Africa, Development & Aid, Headlines

DEVELOPMENT-NIGERIA: Cassava Disease Threatens Food Security

Toye Olori

EJIOKU-IBADAN, Nigeria, Jun 23 2003 (IPS) - Tunji Adelakun, 57, sits dejected on a bench in front of his thatched hut, complaining about the loss of his cassava crop to a devastating disease that twists the leaves and turns them yellowish.

"For sometime now, I have not been able to harvest good cassava roots from my farm because of the disease. Before the outbreak of the epidemic, I used to have bumper harvest, sell the surplus and buy with essential goods. But all that is gone now,” says Adelakun.

The visibly worried farmer says he can hardly make enough money from his farm to educate his six children.

”I am thinking of cultivating other crops on this farm. My friends, who cultivate maize and yam, have advised me to follow their steps. But I need a larger farmland to be able to grow maize and yam which are seasonal unlike cassava,” Adelakun told IPS at the weekend.

Last year President Olusegun Obasanjo announced that the government would encourage the mass cultivation of cassava, or manioc, and export the pellets.

The disease, which is giving farmers sleepless nights, is the Cassava Mosaic Disease (CMD), which makes the leaves twist and produces the characteristic yellow-green ‘mosaic’, resulting from the loss of the vital chlorophyll needed by the plant to harness the sun’s energy for its growth. It routinely reduces African cassava production by 15 to 25 percent for most of the time, according to crop scientists in Nigeria.

Nigeria, the largest producer of cassava in the world – over 33 million metric tonnes from an area of 3.1 million hectares – accounts for 70 percent of the total production in West Africa.

The crop is the most widely cultivated in the south of the country in terms of area devoted to it and number of farmers growing it. It is planted predominantly by smallholder farmers, but cassava has become popular as a food and cash crop in the country.

As a result of its year-round availability, tolerance to extreme ecological stress conditions and impoverished soils, cassava plays a major role in efforts to alleviate food crisis and rural poverty.

Opportunities for commercial development, however, remain largely undeveloped in contrast to the other major zones of cassava cultivation in Asia and South America. In Nigeria, it currently contributes to the feeding of the majority of the country’s 120 million people.
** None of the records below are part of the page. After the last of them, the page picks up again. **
struct b200ba_handle {
  int device = 0;
  cudaStream_t stream = nullptr;
  cudaStream_t side_stream = nullptr;
  cudaEvent_t straggler_done = nullptr;
  cublasHandle_t cublas = nullptr;
  cusolverDnHandle_t cusolver = nullptr;
  std::string error;

  std::vector<b200ba_camera> cams_host;
  ProblemDev pb{};
  int n_cameras = 0, n_imagesets = 0, n_points = 0;
  int64_t n_obs = 0;
  int uniform_model = -1;
  int64_t n_control_total = 0, n_param_total = 0, intr_total = 0, tan_total = 0;
  uint32_t *d_obs_imageset = nullptr, *d_obs_camera = nullptr, *d_obs_point = nullptr;
  float2* d_obs_xy = nullptr;

  StateDev st[2]{};
  int cur = 0;
  double2* d_last_projection = nullptr;
  bool have_state = false;
  StateDev snap{};
  double2* d_snap_lp = nullptr;
  bool have_snapshot = false;

  Layout L{};
  bool have_layout = false;
  ObsOut out{};
  ObsOut out_trial{};
  SystemDev sys{};
  double *d_W = nullptr, *d_S = nullptr, *d_Linv = nullptr, *d_v = nullptr, *d_y = nullptr, *d_x = nullptr;
  double trace_H = 0;
  int64_t reduce_count = 0;
  double* d_potrf_work = nullptr;
  int potrf_lwork = 0;
  int *d_info = nullptr, *d_fail = nullptr;
  std::vector<uint32_t> perm;
  uint32_t* d_perm = nullptr;
  double2* d_lp_stage = nullptr;
  uint32_t* d_straggler_list = nullptr;
  int* d_straggler_count = nullptr;
  double *d_partial = nullptr, *d_scal = nullptr;
  double* d_rot = nullptr;
  double* h_scal = nullptr;
  int* h_flags = nullptr;

  std::vector<uint32_t> h_obs_imageset, h_obs_camera, h_obs_point;
  std::vector<float> h_obs_xy;
  int group_blocks_n = 0;
  int n_groups = 0;
  std::vector<int> group_start;
  std::vector<int> group_count;
  int* d_group_of_block = nullptr;
  int* d_group_blocks = nullptr;
  uint8_t* d_flags = nullptr;
  int* d_cols = nullptr;
  int* d_count = nullptr;
  int* h_count = nullptr;
  double* d_Wc = nullptr;
  double* d_P = nullptr;
  size_t wc_stride = 0, p_stride = 0;
  cudaEvent_t ev_syrk[2] = {nullptr, nullptr}, ev_scatter[2] = {nullptr, nullptr}, ev_s_ready = nullptr;
  double* d_u = nullptr;
  bool use_grouped = false;
  double* capture_S = nullptr;
  double* capture_rhs = nullptr;
  std::vector<int32_t> lm_events;
  std::vector<double> grp_sums;
  int force_grouped = -1;

  ReportDev rep{};
  double2* d_rep_stage = nullptr;
  bool have_report = false;
  std::vector<int64_t> img_cam_groups;
  int* d_img_group_off = nullptr;
  uint32_t* d_img_group_obs = nullptr;
  bool have_images = false;

  void* comm = nullptr;
  int rank = 0, n_ranks = 1;

  bool own_dense = true;
  DenseCtx dn;
  int dense_planned_ranks = 0, dense_planned_n = -1;
  int dense_nb = 0;
  cudaStream_t panel_stream = nullptr;
  cudaStream_t aux_stream = nullptr;
  int* d_ident_cols = nullptr;
  double* d_gemv_partial = nullptr;

  b200ba_timings timings{};
  struct Pending {
    int phase;
    cudaEvent_t a, b;
    bool own_a = true;
  };
  std::vector<Pending> pending;
  std::vector<cudaEvent_t> event_pool;
};

namespace {

#define CUDA_TRY(h, expr)                                                                      \
  do {                                                                                         \
    cudaError_t _e = (expr);                                                                   \
    if (_e != cudaSuccess) {                                                                   \
      (h)->error = std::string(#expr) + ": " + cudaGetErrorString(_e);                         \
      return 1;                                                                                \
    }                                                                                          \
  } while (0)
#define CUBLAS_TRY(h, expr)                                                                    \
  do {                                                                                         \
    cublasStatus_t _s = (expr);                                                                \
    if (_s != CUBLAS_STATUS_SUCCESS) {                                                         \
      (h)->error = std::string(#expr) + ": cuBLAS status " + std::to_string(static_cast<int>(_s)); \
      return 1;                                                                                \
    }                                                                                          \
  } while (0)
#define CUSOLVER_TRY(h, expr)                                                                  \
  do {                                                                                         \
    cusolverStatus_t _s = (expr);                                                              \
    if (_s != CUSOLVER_STATUS_SUCCESS) {                                                       \
      (h)->error = std::string(#expr) + ": cuSOLVER status " + std::to_string(static_cast<int>(_s)); \
      return 1;                                                                                \
    }                                                                                          \
  } while (0)

template <class T>
int dev_alloc(b200ba_handle* h, T** p, size_t count) {
  if (*p) {
    cudaFree(*p);
    *p = nullptr;
  }
  if (count == 0) count = 1;
  CUDA_TRY(h, cudaMalloc(reinterpret_cast<void**>(p), count * sizeof(T)));
  return 0;
}

int64_t intrinsics_size(const b200ba_camera& c) {
  const int64_t G = static_cast<int64_t>(c.grid_width) * c.grid_height;
  switch (c.model_type) {
    case B200BA_MODEL_CENTRAL_GENERIC: return 3 * G;
    case B200BA_MODEL_NONCENTRAL_GENERIC: return 6 * G;
    default: return 12;
  }
}
int update_parameter_count(const b200ba_camera& c) {
  const int G = c.grid_width * c.grid_height;
  switch (c.model_type) {
    case B200BA_MODEL_CENTRAL_GENERIC: return 2 * G;
    case B200BA_MODEL_NONCENTRAL_GENERIC: return 5 * G;
    default: return 12;
  }
}
int jacobian_size(const b200ba_camera& c) {
  switch (c.model_type) {
    case B200BA_MODEL_CENTRAL_GENERIC: return 32;
    case B200BA_MODEL_NONCENTRAL_GENERIC: return 80;
    default: return 12;
  }
}

void fill_camdev(const b200ba_camera& c, CamDev* d) {
  d->model_type = c.model_type;
  d->width = c.width;
  d->height = c.height;
  d->min_x = c.calibration_min_x;
  d->min_y = c.calibration_min_y;
  d->max_x = c.calibration_max_x;
  d->max_y = c.calibration_max_y;
  d->gw = c.grid_width;
  d->gh = c.grid_height;
  const int aw = c.calibration_max_x + 1 - c.calibration_min_x;
  const int ah = c.calibration_max_y + 1 - c.calibration_min_y;
  d->gmul_x = (c.grid_width > 0) ? static_cast<double>(c.grid_width - 3) / aw : 0.0;
  d->gmul_y = (c.grid_height > 0) ? static_cast<double>(c.grid_height - 3) / ah : 0.0;
  d->sx = (c.grid_width > 0) ? static_cast<double>((c.grid_width - 3.f) / aw) : 0.0;
  d->sy = (c.grid_height > 0) ? static_cast<double>((c.grid_height - 3.f) / ah) : 0.0;
  d->center_x = 0.5f * static_cast<float>(c.calibration_min_x + c.calibration_max_x + 1);
  d->center_y = 0.5f * static_cast<float>(c.calibration_min_y + c.calibration_max_y + 1);
  d->K = jacobian_size(c);
  d->dof_per_point = c.model_type == B200BA_MODEL_CENTRAL_GENERIC ? 2 : (c.model_type == B200BA_MODEL_NONCENTRAL_GENERIC ? 5 : 0);
  d->upd_count = update_parameter_count(c);
}

int64_t align32(int64_t n) { return (n + 31) / 32 * 32; }

cudaEvent_t get_event(b200ba_handle* h) {
  if (!h->event_pool.empty()) {
    cudaEvent_t e = h->event_pool.back();
    h->event_pool.pop_back();
    return e;
  }
  cudaEvent_t e;
  cudaEventCreate(&e);
  return e;
}
struct ScopedPhase {
  b200ba_handle* h;
  int phase;
  cudaEvent_t a;
  ScopedPhase(b200ba_handle* h_, int p) : h(h_), phase(p) {
    a = get_event(h);
    cudaEventRecord(a, h->stream);
  }
  ~ScopedPhase() {
    cudaEvent_t b = get_event(h);
    cudaEventRecord(b, h->stream);
    h->pending.push_back({phase, a, b, true});
  }
};
void resolve_timings(b200ba_handle* h) {
  for (auto& p : h->pending) {
    float ms = 0;
    if (cudaEventElapsedTime(&ms, p.a, p.b) == cudaSuccess) {
      switch (p.phase) {
        case PH_JAC: h->timings.jacobian_kernel_ms += ms; h->timings.jacobian_kernel_launches++; break;
        case PH_ACC: h->timings.accumulate_ms += ms; break;
        case PH_SCHUR: h->timings.schur_ms += ms; break;
        case PH_FACTOR: h->timings.factor_ms += ms; break;
        case PH_TRIAL: h->timings.trial_cost_ms += ms; break;
        case PH_UPDATE: h->timings.update_ms += ms; break;
        case PH_ALLREDUCE: h->timings.allreduce_ms += ms; break;
        case PH_STRAGGLER: h->timings.straggler_ms += ms; break;
        case PH_SOLVE: h->timings.solve_ms += ms; h->timings.factor_ms += ms; break;
      }
    }
    if (p.own_a) h->event_pool.push_back(p.a);
    h->event_pool.push_back(p.b);
  }
  h->pending.clear();
}
int reduce_group_sums(b200ba_handle* h) {
  if (h->n_ranks <= 1 || !h->comm || h->grp_sums.empty()) return 0;
  const size_t n = h->grp_sums.size();
  double* d = nullptr;
  CUDA_TRY(h, cudaMalloc(reinterpret_cast<void**>(&d), n * sizeof(double)));
  cudaMemcpy(d, h->grp_sums.data(), n * sizeof(double), cudaMemcpyHostToDevice);
  const int rc = g_nccl.AllReduce(d, d, n, kNcclDouble, kNcclSum, h->comm, h->stream);
  const cudaError_t ce = cudaStreamSynchronize(h->stream);
  if (rc == 0 && ce == cudaSuccess) cudaMemcpy(h->grp_sums.data(), d, n * sizeof(double), cudaMemcpyDeviceToHost);
  cudaFree(d);
  if (rc != 0 || ce != cudaSuccess) {
    h->error = "all-reduce of the group centroids failed";
    return 1;
  }
  return 0;
}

Scientists at the International Institute of Tropical Agriculture (IITA) in Lagos revealed that the disease was first noticed in Uganda, East Africa, in the 1980s. It has now reached West Africa.

Recent diagnostic surveys show the occurrence of the East African Cassava Mosaic Virus (EACMV) in Nigeria, Cameroon, Togo and Ghana and a combination of the EACMV and the African Cassava Mosaic Virus (ACMV) in Nigeria and Cameroon.
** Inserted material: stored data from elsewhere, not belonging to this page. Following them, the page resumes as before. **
int run_pipeline(ThreadCtx& c, Config* cfg, StreamDesc* h_streams, int S, uint8_t* d_out, const LaunchOpts& o,
                 const PcmArrival* arrival, Rows rows, Timings* tm) {
  cudaStream_t st = c.st;
  cudaEvent_t* ev = c.ev;
  Workspace& ws = c.ws;

  const Mp3Tables* const tab = cfg->dev[c.device];
  const int nch = cfg->host.nch;
  const bool f32_pcm = rows.f32;
  int max_frames = 0;
  long long total_frames = 0;
  int scan_rows = 0;
  int streams_with_frames = 0;
  for (int i = 0; i < S; i++) {
    StreamDesc& s = h_streams[i];
    max_frames = s.nframes > max_frames ? s.nframes : max_frames;
    total_frames += s.nframes;
    streams_with_frames += s.nframes > 0 ? 1 : 0;
    s.scan_base = scan_rows;
    scan_rows += (s.nframes + SCAN_FRAMES - 1) / SCAN_FRAMES;
  }
  int rc = wait_legacy(c);
  if (rc || (rc = upload(c, ws.streams.p, h_streams, sizeof(StreamDesc) * S))) return rc;
  if (o.carry) {
    k_handle_carry_in<<<(S + 127) / 128, 128, 0, st>>>(ws.streams.p, S, o.carry->recs, o.carry->halo_scratch);
    g_launches++;
    DBG("k_handle_carry_in");
  }
  CK(cudaEventRecord(ev[0], st));

  {
    const int nchunks = arrival ? arrival->chunks : 1;
    int u_lo[MP3_MAX_PCM_CHUNKS], u_hi[MP3_MAX_PCM_CHUNKS];
    const int G = cfg->host.mode_gr;
    for (int j = 0; j < nchunks; j++) { u_lo[j] = G * max_frames; u_hi[j] = -1; }
    if (nchunks > 1) {
      for (int s = 0; s < S; s++) {
        const StreamDesc& sd = h_streams[s];
        const long long n = sd.pcm_end - sd.pcm_base;
        for (int u = -1; u < G * sd.nframes; u++) {
          long long last = 576 * ((long long)G * sd.frame0 + u) - 224 + 1023 - sd.pcm_base;
          if (last > n - 1) last = n - 1;
          int mine = 0;
          while (mine < nchunks - 1 && last >= n * (mine + 1) / nchunks) mine++;
          if (u < u_lo[mine]) u_lo[mine] = u;
          if (u + 1 > u_hi[mine]) u_hi[mine] = u + 1;
        }
      }
    } else { u_lo[0] = -1; u_hi[0] = G * max_frames; }
    for (int j = 0; j < nchunks; j++) {
      if (arrival) CK(cudaStreamWaitEvent(st, arrival->ready[j], 0));
      if (u_hi[j] <= u_lo[j]) continue;
      dim3 gridj(u_hi[j] - u_lo[j], nch, S);
      if (f32_pcm) k_psy_analysis<true><<<gridj, PSY_THREADS, 0, st>>>(tab, ws.streams.p, ws.psy.p, j, nchunks, u_lo[j]);
      else k_psy_analysis<false><<<gridj, PSY_THREADS, 0, st>>>(tab, ws.streams.p, ws.psy.p, j, nchunks, u_lo[j]);
      g_launches++;
      DBG("k_psy_analysis");
    }
  }
  CK(cudaEventRecord(ev[1], st));
  {
    dim3 grid((cfg->host.mode_gr * max_frames + 127) / 128, 1, S);
    k_attack_prepass<<<grid, 128, 0, st>>>(tab, ws.streams.p, ws.psy.p, ws.scan_in.p);
    DBG("k_attack_prepass");
    k_stream_scan<<<S, SCAN_THREADS, 0, st>>>(tab, ws.streams.p, S, ws.scan_in.p, ws.bt_final.p, ws.bt_prev.p, ws.ath_psy.p, ws.ath_q.p, ws.scan.p);
    g_launches += 2;
    DBG("k_stream_scan");
    {
      const int G = cfg->host.mode_gr;
      const size_t smem = sizeof(double) * FB_PCM_WORDS + sizeof(float) * (FB_SLABS * 18 * FB_SLAB_STRIDE);
      void (*const k_fb)(const Mp3Tables*, const StreamDesc*, float*) = f32_pcm ? k_subband_analysis<true> : k_subband_analysis<false>;
      {
        std::lock_guard<std::mutex> lk(g_mu);
        if (!g_fb_attr_done[c.device][f32_pcm]) { CK(cudaFuncSetAttribute(k_fb, cudaFuncAttributeMaxDynamicSharedMemorySize, (int)smem)); g_fb_attr_done[c.device][f32_pcm] = true; }
      }
      cudaLaunchConfig_t lc = {};
      lc.gridDim = dim3((G * max_frames + 1 + FB_SLABS - 1) / FB_SLABS, nch, S);
      lc.blockDim = dim3(FB_THREADS); lc.dynamicSmemBytes = smem; lc.stream = st;
      cudaLaunchAttribute at[1];
      at[0].id = cudaLaunchAttributeProgrammaticStreamSerialization;
      at[0].val.programmaticStreamSerializationAllowed = 1;
      lc.attrs = at; lc.numAttrs = 1;
      CK(cudaLaunchKernelEx(&lc, k_fb, tab, (const StreamDesc*)ws.streams.p, ws.slab.p));
      g_launches++;
      DBG("k_subband_analysis");
    }
  }
  CK(cudaEventRecord(ev[2], st));
  if (o.force_bt) {
    const long long units = (long long)cfg->host.mode_gr * total_frames;
    std::vector<signed char> bt((size_t)units * 2, 0);
    for (long long u = 0; u < units; u++)
      for (int c = 0; c < nch; c++) bt[u * 2 + c] = (signed char)o.force_bt[u * nch + c];
    CK(cudaMemcpyAsync(ws.bt_final.p, bt.data(), bt.size(), cudaMemcpyHostToDevice, st));
    CK(cudaStreamSynchronize(st));
  }
  {
    dim3 grid(cfg->host.mode_gr * max_frames + 1, 1, S);
    k_psy_masking<<<grid, MASK_THREADS, 0, st>>>(tab, ws.streams.p, ws.psy.p, ws.bt_prev.p, ws.ath_psy.p, ws.ratio.p);
    g_launches++;
    DBG("k_psy_masking");
  }
  CK(cudaEventRecord(ev[3], st));
  {
    dim3 grid((cfg->host.mode_gr * max_frames + FB_G - 1) / FB_G, nch, S);
    k_mdct<<<grid, FB_G * 32, 0, st>>>(tab, ws.streams.p, ws.slab.p, ws.bt_final.p, ws.xr.p);
    g_launches++;
    DBG("k_mdct");
  }
  CK(cudaEventRecord(ev[4], st));
  int passes = 0;
  if (!o.stop_after_mdct) {
    QuantBuffers qb;
    qb.xr = ws.xr.p; qb.ratio = ws.ratio.p; qb.bt = ws.bt_final.p; qb.ath_q = ws.ath_q.p; qb.qs = ws.qstate.p; qb.ginfo = ws.ginfo.p;
    qb.l3enc = ws.l3enc.p; qb.xrq = ws.xrq.p; qb.xrpow = ws.xrpow.p; qb.neg = ws.neg.p; qb.prep = ws.prep.p; qb.list = ws.dirty.p; qb.counter = ws.counter.p;
    qb.over_budget = ws.refusals.p + 1;
    QuantLoop dloop;
    cudaGraphExec_t* cached = nullptr;
    if (o.loops) {
      LoopGraphs& lg = *o.loops;
      if (lg.generation != ws.generation()) { lg.clear(); lg.generation = ws.generation(); }
      cached = &lg.exec[std::make_tuple((const Config*)cfg, S, total_frames, max_frames)];
      dloop.capture = lg.capture; dloop.st = ws.refusals.p + 2; dloop.exec = *cached;
    }
    rc = quant_run(tab, cfg->host, ws.streams.p, S, streams_with_frames, max_frames, total_frames, qb, d_out, st, c.aux_st, c.ev_fork, c.ev_join, ev[5], c.evq, c.evq_pred, &passes, &g_launches,
                   o.loops ? &dloop : nullptr);
    if (cached) {
      if (!*cached && dloop.exec) o.loops->instantiated++;
      *cached = dloop.exec;
      if (!dloop.exec) o.loops->exec.erase(std::make_tuple((const Config*)cfg, S, total_frames, max_frames));
    }
    if (rc) { g_err = "quantizer stage failed: " + std::string(cudaGetErrorString(cudaGetLastError())); return rc; }
  } else {
    CK(cudaEventRecord(ev[5], st));
  }
  CK(cudaEventRecord(ev[6], st));
  if (!o.sync) return 0;
  CK(cudaStreamSynchronize(st));
  CK(cudaGetLastError());
  if (tm) {
    cudaEventElapsedTime(&tm->psy, ev[0], ev[1]);
    cudaEventElapsedTime(&tm->scan, ev[1], ev[2]);
    cudaEventElapsedTime(&tm->mask, ev[2], ev[3]);
    cudaEventElapsedTime(&tm->fb, ev[3], ev[4]);
    cudaEventElapsedTime(&tm->q1, ev[4], ev[5]);
    cudaEventElapsedTime(&tm->qn, ev[5], ev[6]);
    cudaEventElapsedTime(&tm->total, ev[0], ev[6]);
    tm->passes = passes;
    if (!o.stop_after_mdct && passes > 0) {
      auto span = [&](int slot) { float v = 0; const int p = c.evq_pred[slot]; if (p >= 0) cudaEventElapsedTime(&v, c.evq[p], c.evq[slot]); return v; };
      tm->q_prepare = span(QE_PREP);
      tm->q_search = span(QE_S0) + span(QE_S1);
      tm->q_outer = span(QE_O0) + span(QE_O1);
      tm->q_finish = span(QE_F0) + span(QE_F1);
      tm->q_pack = span(QE_PK);
      tm->q_mid = span(QE_MID);
    }
  }
  return 0;
}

”Mixed infections of EACMV and ACMV and their variants are common in cassava fields sampled in Nigeria, especially in the humid forest zone and in Southern Cameroon, which can cause increased severity of symptoms and significant yield reductions,” says Taiye Babaleye, spokesperson for the Ibadan-based International Institute of Tropical Agriculture.
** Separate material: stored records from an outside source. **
template <typename K, int RB>
__global__ void __launch_bounds__(kT) seg_hist_all_kernel(const TileDesc* tiles, const uint32_t* n_tiles, const PassSrc<K> src, int npass,
                                                          uint32_t tiles_cap, uint32_t* st) {
    constexpr int RAD = 1 << RB;
    __shared__ uint32_t h[kMaxLbPasses * RAD];
    const TileDesc td = tiles[blockIdx.x];
    const uint32_t nt = *n_tiles;
    if (blockIdx.x >= nt) return;
    const uint32_t g = blockIdx.x, cnt = td.cnt;
    int shift[kMaxLbPasses];
    uint32_t mask[kMaxLbPasses];
#pragma unroll
    for (int p = 0; p < kMaxLbPasses; ++p) pass_digit(0, p, td.rbits, RB, shift[p], mask[p]);
    for (int i = threadIdx.x; i < npass * RAD; i += kT) h[i] = 0;
    __syncthreads();
    const int lane = threadIdx.x % kWave;
    uint64_t row[kTileItems];
    load_tile_rows<K>(td, src, row);
    constexpr uint32_t kNone = 0xffffffffu;
    uint32_t hot0[kMaxLbPasses], hot1[kMaxLbPasses];
#pragma unroll
    for (int p = 0; p < kMaxLbPasses; ++p) {
        hot0[p] = hot1[p] = kNone;
        if (p < npass) {
            const bool v0 = threadIdx.x < cnt;
            const uint32_t dg = static_cast<uint32_t>(row[0] >> shift[p]) & mask[p];
            uint64_t cand = __ballot(v0);
            for (int r = 0; r < 3 && cand != 0; ++r) {
                const int leader = __builtin_amdgcn_readfirstlane(__ffsll(static_cast<long long>(cand)) - 1);
                const uint32_t d0 = __builtin_amdgcn_readlane(dg, leader);
                const uint64_t same = __ballot(v0 && dg == d0);
                cand &= ~same;
                if (__popcll(same) >= 8) {
                    if (hot0[p] == kNone) hot0[p] = d0;
                    else if (hot1[p] == kNone) hot1[p] = d0;
                }
            }
        }
    }
    bool any_hot = false;
#pragma unroll
// ... 515 lines not shown
    return &scratch_layout(const_cast<void*>(scratch), n_max, T).hdr->n_total;
}
const uint32_t* seg_sort_timeouts(const void* scratch, size_t n_max, int T) {
    return &scratch_layout(const_cast<void*>(scratch), n_max, T).hdr->lookback_timeouts;
}
const HybTable* seg_sort_hyb_tab(const void* scratch, size_t n_max, int T) { return scratch_layout(const_cast<void*>(scratch), n_max, T).hyb_tab; }
const uint32_t* seg_sort_bloom(const void* scratch, size_t n_max, int T) { return scratch_layout(const_cast<void*>(scratch), n_max, T).bloom; }
uint32_t* seg_sort_tile_cnt(const void* scratch, size_t n_max, int T) { return scratch_layout(const_cast<void*>(scratch), n_max, T).tile_cnt; }
size_t seg_sort_tile_cnt_stride(size_t n_max) { return tile_cnt_stride(n_max); }
uint32_t* seg_sort_rest_stat(void* scratch, size_t n_max, int T) { return &scratch_layout(scratch, n_max, T).hdr->rest_pairs; }
const uint32_t* seg_sort_rest_stage(const void* scratch, size_t n_max, int T) { return scratch_layout(const_cast<void*>(scratch), n_max, T).rest_stage; }
const uint32_t* seg_sort_rest_n(const void* scratch, size_t n_max, int T) { return scratch_layout(const_cast<void*>(scratch), n_max, T).rest_n; }

int seg_sort_radix_bits(int mode, int rbits_max) {
    if ((mode != 0 && mode != 3) || rbits_max <= 8) return 8;
    return (rbits_max + 8) / 9 < (rbits_max + 7) / 8 ? 9 : 8;
}
int seg_sort_passes(int mode, int rbits_max) {
    if ((mode != 0 && mode != 3) || rbits_max <= 0) return 1;
    const int rb = seg_sort_radix_bits(mode, rbits_max);
    return (rbits_max + rb - 1) / rb;
}
bool seg_sort_result_in_b(int mode, int rbits_max) { return seg_sort_passes(mode, rbits_max) % 2 == 1; }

”The Cassava Mosaic Disease (CMD) is a chronic limitation on the production of cassava in Africa. By 1999 a pandemic of an unusually severe form of CMD has expanded to Central African Republic. It is now discovered that there is a southward and westward spread of the pandemic in Africa, as well as the presence in Nigeria of the two viruses that recombine to give rise to the virulent strain causing the severe form of CMD,” he says.

Babalaye says scientists at the institute have developed and tested improved varieties of cassava that are resistant to the virulent strains of CMD to stave off the epidemic.

The varieties, he says, are being multiplied in parts of the country in collaboration with the National Agricultural Research Systems. They will be distributed to farmers in zones that are considered prone to the epidemic.

”An outbreak of this disease could immensely lead to serious decline in cassava yield, thus leading to food insecurity, reduced incomes for smallholder farmers, high cost of food for consumers and subsequently social tension,” Babaleye says.

”In view of the importance of cassava in Nigeria, coupled with its potential to serve as an engine for future agricultural development, threats to production must be considered very seriously,” says Olu Omosaiye of the United Nations Industrial Development Organisation (UNIDO) office in Lagos.

The disease, says Omosaiye, is capable of wiping out a whole year’s cassava yield. ”That is why all the state governors (in the cassava producing zone) are collaborating with the IITA and the Committee on the Presidential Initiative on Cassava Production in Nigeria to avert the epidemic,” he says.